Abstract

Background: Argon plasma coagulation (APC) is a tool used in the management of tracheobronchial obstruction or bleeding. Complications include gas embolism which can cause devastating effects including hemodynamic instability, cardiac arrest, and stroke. Multiple theories as to how gas embolism occurs with APC have been postulated; however, none have identified the exact mechanism. Objectives: To identify the mechanism by which APC causes gas embolism in the tracheobronchial tree. Methods: Using an explanted porcine tracheobronchial tree with lung parenchyma, the APC catheter was applied through noncontact and direct contact to the endobronchial airway mucosa via flexible bronchoscopy. This was done at multiple gas flow settings and pulse durations. Visual changes in the mucosa were photographed, videoed, and described.

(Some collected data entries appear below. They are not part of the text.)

## Add column-parallel 128-thread rb_backsub variant for small W and make it default

Adds a new backsubstitution kernel variant that assigns one thread per column across 8 knots in a 128-thread workgroup. It keeps AB rows in registers, loads the reduced records into LDS with vectorized loads, and resolves the separator ys inside waves. It replaces QR division with a Newton-refined reciprocal. The variant is selected by default when NX+NU<=16 (backsub_cols defaults to -1, which is treated as on) and can be disabled through NDLQR_BACKSUB_COLS=0. The aim is to shrink the workgroup and cut the LDS staging and sync cost of the apply stage, at the risk of lower parallelism per block and more register pressure.

```diff
diff --git a/rslqr_amd/csrc/hip_context.hpp b/rslqr_amd/csrc/hip_context.hpp
--- a/rslqr_amd/csrc/hip_context.hpp
+++ b/rslqr_amd/csrc/hip_context.hpp
@@ -86,6 +86,7 @@
   double* F = nullptr;
   int rowbcast = -1;
   int tree = -1;
+  int backsub_cols = -1;
   int fuse2 = -1;
   BufferSet set[2];
   int cur = 0;
diff --git a/rslqr_amd/csrc/kernels_rowbcast.hpp b/rslqr_amd/csrc/kernels_rowbcast.hpp
--- a/rslqr_amd/csrc/kernels_rowbcast.hpp
+++ b/rslqr_amd/csrc/kernels_rowbcast.hpp
@@ -430,11 +430,11 @@
   double vs[4][NX];
 };
 
-template <int NX, int NU, bool MULTI = false>
-__global__ __launch_bounds__(256) void rb_backsub(Dims d, const double* __restrict__ AB, const double* __restrict__ QR,
+template <int NX, int NU, bool MULTI>
+__device__ __forceinline__ void rb_backsub_staged(const Dims& d, const double* __restrict__ AB, const double* __restrict__ QR,
                                                   const double* __restrict__ rhs, const double* __restrict__ recs,
                                                   const double* __restrict__ ytop, double* __restrict__ z,
-                                                  const int nprob = 0, const double* __restrict__ zsep = nullptr) {
+                                                  const int nprob, const double* __restrict__ zsep) {
   using Lds = RbBacksubLds<NX, NU>;
   constexpr int W = NX + NU, ROWS = 2 * NX + NU, NN = NX * NX, REC = 2 * NN + NX, KPB = 8, WP = Lds::WP;
   constexpr int R0 = Lds::R0;
@@ -638,6 +638,191 @@
     out = (i == N - 1) ? rv : (rv - dot) * lds.qs[kn][rr - NX];
   }
   z[((size_t)b * N + i) * ROWS + rr] = out;
+}
+
+template <int NX>
+__device__ __forceinline__ double rb_llt_solve(double x, const double (&lrow)[NX], const double (&lcol)[NX], const double dinv);
+
+__device__ __forceinline__ double rb_rcp(const double x) {
+  double y = __builtin_amdgcn_rcp(x);
+  y = fma(fma(-x, y, 1.0), y, y);
+  return fma(fma(-x, y, 1.0), y, y);
+}
+
+constexpr int kRbBacksubColsThreads = 128;
+
+template <int NX, int NU>
+struct alignas(16) RbBacksubColsLds {
+  static constexpr int NN = NX * NX, REC = 2 * NN + NX, R0 = NX * (NX + 1) / 2;
+  static constexpr int R0P = (R0 + 1) / 2 * 2, RECP = REC + (REC & 1);
+  static constexpr int TS = 17;
+  double rec0[4][R0P];
+  union {
+    double rec1[3][RECP];
+    double prod[4][NX * TS];
+  };
+  double ys[9][NX];
+  double wv[4][NX];
+};
+
+template <int SZ>
+__device__ __forceinline__ int rec_of(const int e) { return (e >= SZ) + (e >= 2 * SZ) + (e >= 3 * SZ); }
+
+template <int NX, int NU, bool MULTI>
+__device__ __forceinline__ void rb_backsub_cols(const Dims& d, const double* __restrict__ AB, const double* __restrict__ QR,
+                                                const double* __restrict__ rhs, const double* __restrict__ recs,
+                                                const double* __restrict__ ytop, double* __restrict__ z,
+                                                const int nprob, const double* __restrict__ zsep) {
+  using Lds = RbBacksubColsLds<NX, NU>;
+  constexpr int W = NX + NU, ROWS = 2 * NX + NU, NN = NX * NX, REC = 2 * NN + NX, KPB = 8, R0 = Lds::R0, TS = Lds::TS;
+  constexpr int NT = kRbBacksubColsThreads;
+  static_assert(W <= 16 && NT == 128 && 3 * NX <= NT, "thread roles fit the workgroup");
+  __shared__ Lds lds;
+  const int N = d.N, b = blockIdx.y, first = (blockIdx.x + d.xoff) * KPB;
+  const int bp = MULTI ? b % nprob : b;
+  const int t = threadIdx.x;
+  const int odd = t >> 6, j = (t >> 4) & 3, c = t & 15;
+  const int k = 2 * j + odd, i = first + k;
+  const int cw = c < W ? c : W - 1, cx = c < NX ? c : NX - 1;
+
+  double a[NX];
+  const double* abk = AB + ((size_t)bp * N + i) * NX * W + cw;
+#pragma unroll
+  for (int r = 0; r < NX; ++r) a[r] = abk[r * W];
+  const double tq = QR[((size_t)bp * N + i) * W + cw];
+  const double* rk = rhs + ((size_t)b * N + i) * ROWS;
+  const double tl = rk[cx], tg = rk[NX + cw];
+  {
+    const double* rc0 = recs + ((size_t)bp * N + first) * REC;
+    constexpr bool WIDE = NX % 2 == 0 && R0 % 2 == 0;
+    constexpr int G = WIDE ? 2 : 1;
+    constexpr int N0 = 4 * R0 / G, I0 = (N0 + NT - 1) / NT, N1 = 3 * REC / G, I1 = (N1 + NT - 1) / NT;
+    double t0[I0][G], t1[I1][G];
+#pragma unroll
+    for (int it = 0; it < I0; ++it) {
+      const int e = t + NT * it, ec = e < N0 ? e : N0 - 1, q = rec_of<R0 / G>(ec), w_ = ec - q * (R0 / G);
+      const double* src = rc0 + (size_t)(2 * q) * REC + G * w_;
+      if constexpr (WIDE) { const double2 v = *reinterpret_cast<const double2*>(src); t0[it][0] = v.x; t0[it][1] = v.y; }
+      else t0[it][0] = *src;
+    }
+#pragma unroll
+    for (int it = 0; it < I1; ++it) {
+      const int e = t + NT * it, ec = e < N1 ? e : N1 - 1, q = rec_of<REC / G>(ec), w_ = ec - q * (REC / G);
+      const double* src = rc0 + (size_t)(2 * q + 1) * REC + G * w_;
+      if constexpr (WIDE) { const double2 v = *reinterpret_cast<const double2*>(src); t1[it][0] = v.x; t1[it][1] = v.y; }
+      else t1[it][0] = *src;
+    }
+    double tz = 0.0;
+    if constexpr (MULTI) {
+      const int e = t < 3 * NX ? t : 3 * NX - 1, q = e / NX;
+      tz = zsep[((size_t)b * N + first + 2 * q + 1) * NX + (e - q * NX)];
+    }
+    double ty = 0.0;
+    if (t < 2 * NX) {
+      const int sx = t < NX ? first - 1 : first + 7;
+      if (sx >= 0 && sx < N - 1) ty = ytop[((size_t)b * (N >> 3) + (sx >> 3)) * NX + (t < NX ? t : t - NX)];
+    }
+#pragma unroll
+    for (int it = 0; it < I0; ++it) {
+      const int e = t + NT * it, ec = e < N0 ? e : N0 - 1, q = rec_of<R0 / G>(ec), w_ = ec - q * (R0 / G);
+#pragma unroll
+      for (int h = 0; h < G; ++h) lds.rec0[q][G * w_ + h] = t0[it][h];
+    }
+#pragma unroll
+    for (int it = 0; it < I1; ++it) {
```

Results: Gross evidence of submucosal gas transfer occurred when the APC catheter was in direct contact with the mucosa at all gas flow settings in all applications, despite using shorter pulse durations. Whenever the catheter was not in contact with the mucosa, there was no transfer of gas at any gas flow setting or pulse duration. Conclusions: Direct mucosal contact with the APC probe leads to submucosal gas deposition and is a likely mechanism for gas entry into the intravascular space. In reported cases of APC-associated gas embolism, presence of a vascularized endobronchial tumor may have increased the risk of gas tracking into the intravascular space. Care should be taken when applying APC during brisk bleeding or limited vision, as inadvertent mucosal contact may occur and could increase the risk of gas embolism.